▸ **Records supplied**:
______
static int chain_bwd_mixed(const mmnas_chain* c, hipStream_t st, const ChainLayout& L) {
  MMNAS_REQUIRE(c->dgate, MMNAS_E_ARG, "chain_bwd: mixed chain without a gate-gradient block");
  int rc;
  ChainBwd S;
  if ((rc = chain_bwd_begin(S, c, L, st, nullptr, true))) return rc;
  GateReds reds;
  int starts[MMNAS_CHAIN_MAX_OPS + 1], nn = 0;
  for (int i = 0; i < c->n_ops; ++i)
    if (L.head[i] == i) starts[nn++] = i;
  starts[nn] = c->n_ops;
  const float* cur_dy = c->dy_out;
  for (int k = nn - 1; k >= 0; --k) {
    const int i0 = starts[k], i1 = starts[k + 1];
    if (i0 == L.last_x && (rc = chain_enc_dy(S, st, &cur_dy))) return rc;
    BoundOp cand[MMNAS_MIXED_MAX];
    const float* zs[MMNAS_MIXED_MAX] = {nullptr}; const float* as[MMNAS_MIXED_MAX] = {nullptr}; const float* bs[MMNAS_MIXED_MAX] = {nullptr};
    int width = 0, act = -1, act_op = -1;
    LnPlace act_ln = {false, false};
    float eps = 1e-6f;
    for (int i = i0; i < i1; ++i) {
      BoundOp& b = cand[i - i0];
      chain_bind(c, L, i, b, true);
      const int kc = c->ops[i].cand;
      const LnPlace p = chain_cand_view(b, &zs[kc], &as[kc], &bs[kc]);
      if (kc + 1 > width) width = kc + 1;
      if (!c->ops[i].detached) { act = kc; act_op = i; act_ln = p; }
      if (b.flags() & MMNAS_F_NORM) eps = b.eps();
    }
    float* dact = chain_node_dact(c, L, i0);
    const int M = c->ops[i0].on_y ? (int)chain_rows_y(c) : c->B * c->Sx;
    const size_t grow = (size_t)c->ops[i0].node * c->gate_width;
    BoundOp& b = cand[act_op - i0];
    float* dx = chain_bind_bwd(b, c, L, dact);
    NodeLnBwd lnb;
    lnb.dz = nullptr;
    AuxReduce lnpre;
    lnpre.part = nullptr;
    if (node_lnb_on() && c->d <= 256 && as[act] && !act_ln.bwd) {
      const bool drop = b.att ? drops(&b.a) : drops(&b.m);
      lnb.dz = b.att ? b.al.dz : b.ml.dz; lnb.dt = !drop ? nullptr : (b.att ? b.al.dt : b.ml.dt); lnb.part = b.att ? b.al.lnws : b.ml.lnws;
      lnb.drop = make_drop(drop ? (b.att ? b.a.drop_p : b.m.drop_p) : 0.f, b.att ? b.a.seed : b.m.seed, 1);
      lnpre.part = lnb.part; lnpre.d = c->d;
      lnpre.out[0] = b.att ? b.a.dln_a : b.m.dln_a; lnpre.out[1] = b.att ? b.a.dln_b : b.m.dln_b;
      lnpre.out[2] = (!b.att && drop && b.m.db[b.m.nl - 1]) ? b.m.db[b.m.nl - 1] : nullptr;
    }
    {
      float* wsk = chain_gate_ws(c, L, k);
      int nwg = 0;
      if ((rc = node_mix_bwd_impl(zs, as, bs, width, c->gate + grow, cur_dy, dact, act, c->dgate + grow, wsk, M, c->d, eps, st, false, &nwg,
                                  lnb.dz ? &lnb : nullptr)))
        return rc;
      if (nwg > 0) { reds.part[reds.n] = wsk; reds.out[reds.n] = c->dgate + grow; reds.nwg[reds.n] = nwg; reds.width[reds.n] = width; ++reds.n; }
      lnpre.nrows = nwg;
    }
    if ((rc = chain_run_bwd(b, st, nullptr, S.RG.hoisted[act_op], S.GS.hoisted[act_op], lnb.dz ? &lnpre : nullptr))) return rc;
    if ((rc = chain_guided_release(S, act_op, st))) return rc;
    cur_dy = dx;
    if ((rc = chain_first_done(S, i0, act_op, st))) return rc;
  }
  return chain_bwd_close(S, &reds);
}
}

extern "C" int mmnas_chain_fwd(const mmnas_chain* c, void* stream) {
  int rc = chain_check(c, "chain_fwd");
  if (rc) return rc;
  MMNAS_REQUIRE(c->x_in && c->y_in && c->x_out && c->y_out && c->arena, MMNAS_E_ARG, "chain_fwd: null pointer");
  hipStream_t st = (hipStream_t)stream;
  ChainLayout L;
  if ((rc = chain_layout(c, L))) return rc;
  if (c->mixed) return chain_fwd_mixed(c, st, L);
  RelGroups RG;
  chain_rel_groups(c, L, false, RG);
  const int G = first_guided(c);
  const bool ovl = chain_overlap_on() && !c->use_side_stream && L.last_x >= 0 && L.first_y >= 0 && G > L.first_y;
  SideCtx* rsc = nullptr;
  if ((rc = chain_rel_prologue(c, L, RG, st, !ovl, &rsc))) return rc;
  int rel_join_at = -1;
  for (int i = L.first_y; rsc && i < c->n_ops && rel_join_at < 0; ++i)
    if (RG.hoisted[i] && c->ops[i].on_y) rel_join_at = i;
  GuidedSet GS;
  chain_guided_set(c, false, !ovl, GS);
  auto run = [&](int i, hipStream_t s) -> int {
    BoundOp b;
    chain_bind(c, L, i, b);
    chain_bind_fwd(b, c, L, chain_out(c, L, i));
    bool done;
    return chain_run_fwd(b, s, false, &done, RG.hoisted[i], GS.hoisted[i]);
  };
  if (!ovl) {
    for (int i = 0; i < c->n_ops; ++i) {
      if (GS.n && i == G && (rc = chain_guided_kv_fwd(c, L, GS, st))) return rc;
      if (i == rel_join_at && (rc = chain_rel_join(rsc, st))) return rc;
      if ((rc = run(i, st))) return rc;
    }
  } else {
    SideCtx* sc = side_ctx(st, true);
    MMNAS_REQUIRE(sc, MMNAS_E_LAUNCH, "chain_fwd: cannot create the encoder stream");
    if ((rc = ev_fork(st, sc->enc, sc->ovl[0]))) return rc;
    int ie = L.first_x, id = L.first_y;
    while (ie <= L.last_x || id < G) {
      if (ie <= L.last_x && (rc = run(ie++, sc->enc))) return rc;
      if (id < G && (rc = run(id++, st))) return rc;
    }
    if ((rc = ev_fork(sc->enc, st, sc->ovl[1]))) return rc;
    for (int i = G; i < c->n_ops; ++i)
      if ((rc = run(i, st))) return rc;
  }
  return chain_fwd_passthrough(c, L, st);
}

extern "C" int mmnas_chain_bwd(const mmnas_chain* c, void* stream) {
  int rc = chain_check(c, "chain_bwd");
  if (rc) return rc;
  MMNAS_REQUIRE(c->x_in && c->y_in && c->x_out && c->y_out && c->arena && c->dy_out && c->dx_in && c->dy_in, MMNAS_E_ARG,
                "chain_bwd: null pointer");
  hipStream_t st = (hipStream_t)stream;
  ChainLayout L;
  if ((rc = chain_layout(c, L))) return rc;
  if (c->mixed) return chain_bwd_mixed(c, st, L);
  SideCtx* sc = c->use_side_stream ? side_ctx(st, true) : nullptr;
  MMNAS_REQUIRE(!c->use_side_stream || sc, MMNAS_E_LAUNCH, "chain_bwd: cannot create the side stream");
  hipStream_t side = sc ? sc->side : nullptr;
  if (sc) sc->used = true;
  SideQueue q;
  q.rel_only = c->use_side_stream == 2;
  SideQueue* sq = sc ? &q : nullptr;
  static const bool per_op = sw::side_flush.get() && !strcmp(getenv(sw::side_flush.name), "op");
  const int G = first_guided(c);
  const bool ovl = chain_overlap_on() && !c->use_side_stream && L.last_x >= 0 && L.first_y >= 0 && G > L.first_y;
  ChainBwd S;
  if ((rc = chain_bwd_begin(S, c, L, st, sq, !ovl))) return rc;
  auto run = [&](int i, hipStream_t s, const float* dyi, const float** dxo) -> int {
    BoundOp b;
    chain_bind(c, L, i, b);
    float* dx = chain_bind_bwd(b, c, L, dyi);
    int r;
    if ((r = chain_run_bwd(b, s, sq, S.RG.hoisted[i], S.GS.hoisted[i]))) return r;
    if ((r = chain_guided_release(S, i, s))) return r;
    *dxo = dx;
    return chain_first_done(S, i, ovl ? -1 : i, s);
  };
  const float* cur_dy = c->dy_out;
  if (!ovl) {
    for (int i = c->n_ops - 1; i >= 0; --i) {
      if (sq && i == L.last_x && (rc = q.flush(st, side, sc->ev[0]))) return rc;
      if (i == L.last_x && (rc = chain_enc_dy(S, st, &cur_dy))) return rc;
      if ((rc = run(i, st, cur_dy, &cur_dy))) return rc;
      if (sq && per_op && (rc = q.flush(st, side, sc->ev[i + 1]))) return rc;
    }
    if (sq && (rc = q.flush(st, side, sc->ev[1]))) return rc;
  } else {
    SideCtx* oc = side_ctx(st, true);
    MMNAS_REQUIRE(oc, MMNAS_E_LAUNCH, "chain_bwd: cannot create the encoder stream");
    for (int i = c->n_ops - 1; i >= G; --i)
      if ((rc = run(i, st, cur_dy, &cur_dy))) return rc;
    if ((rc = ev_fork(st, oc->enc, oc->ovl[2]))) return rc;
    const float* enc_dy = nullptr;
    if ((rc = chain_enc_dy(S, oc->enc, &enc_dy))) return rc;
    int ie = L.last_x, id = G - 1;
    while (ie >= L.first_x || id >= L.first_y) {
      if (ie >= L.first_x && (rc = run(ie--, oc->enc, enc_dy, &enc_dy))) return rc;
      if (id >= L.first_y && (rc = run(id--, st, cur_dy, &cur_dy))) return rc;
    }
    if ((rc = ev_fork(oc->enc, st, oc->ovl[3]))) return rc;
    if (c->marks)
      for (int i = 0; i < c->n_ops; ++i)
        if (c->marks[i] && hipEventRecord((hipEvent_t)c->marks[i], st) != hipSuccess) {
          set_error("chain_bwd: cannot record the mark event of operator %d", i);
          return MMNAS_E_LAUNCH;
        }
  }
  return chain_bwd_close(S, nullptr);
}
______
▸ **Assigned task**: Filter the lines above so that only those with the string "void" remain, then copy them.

▸ **Output of the task**:
extern "C" int mmnas_chain_fwd(const mmnas_chain* c, void* stream) {
extern "C" int mmnas_chain_bwd(const mmnas_chain* c, void* stream) {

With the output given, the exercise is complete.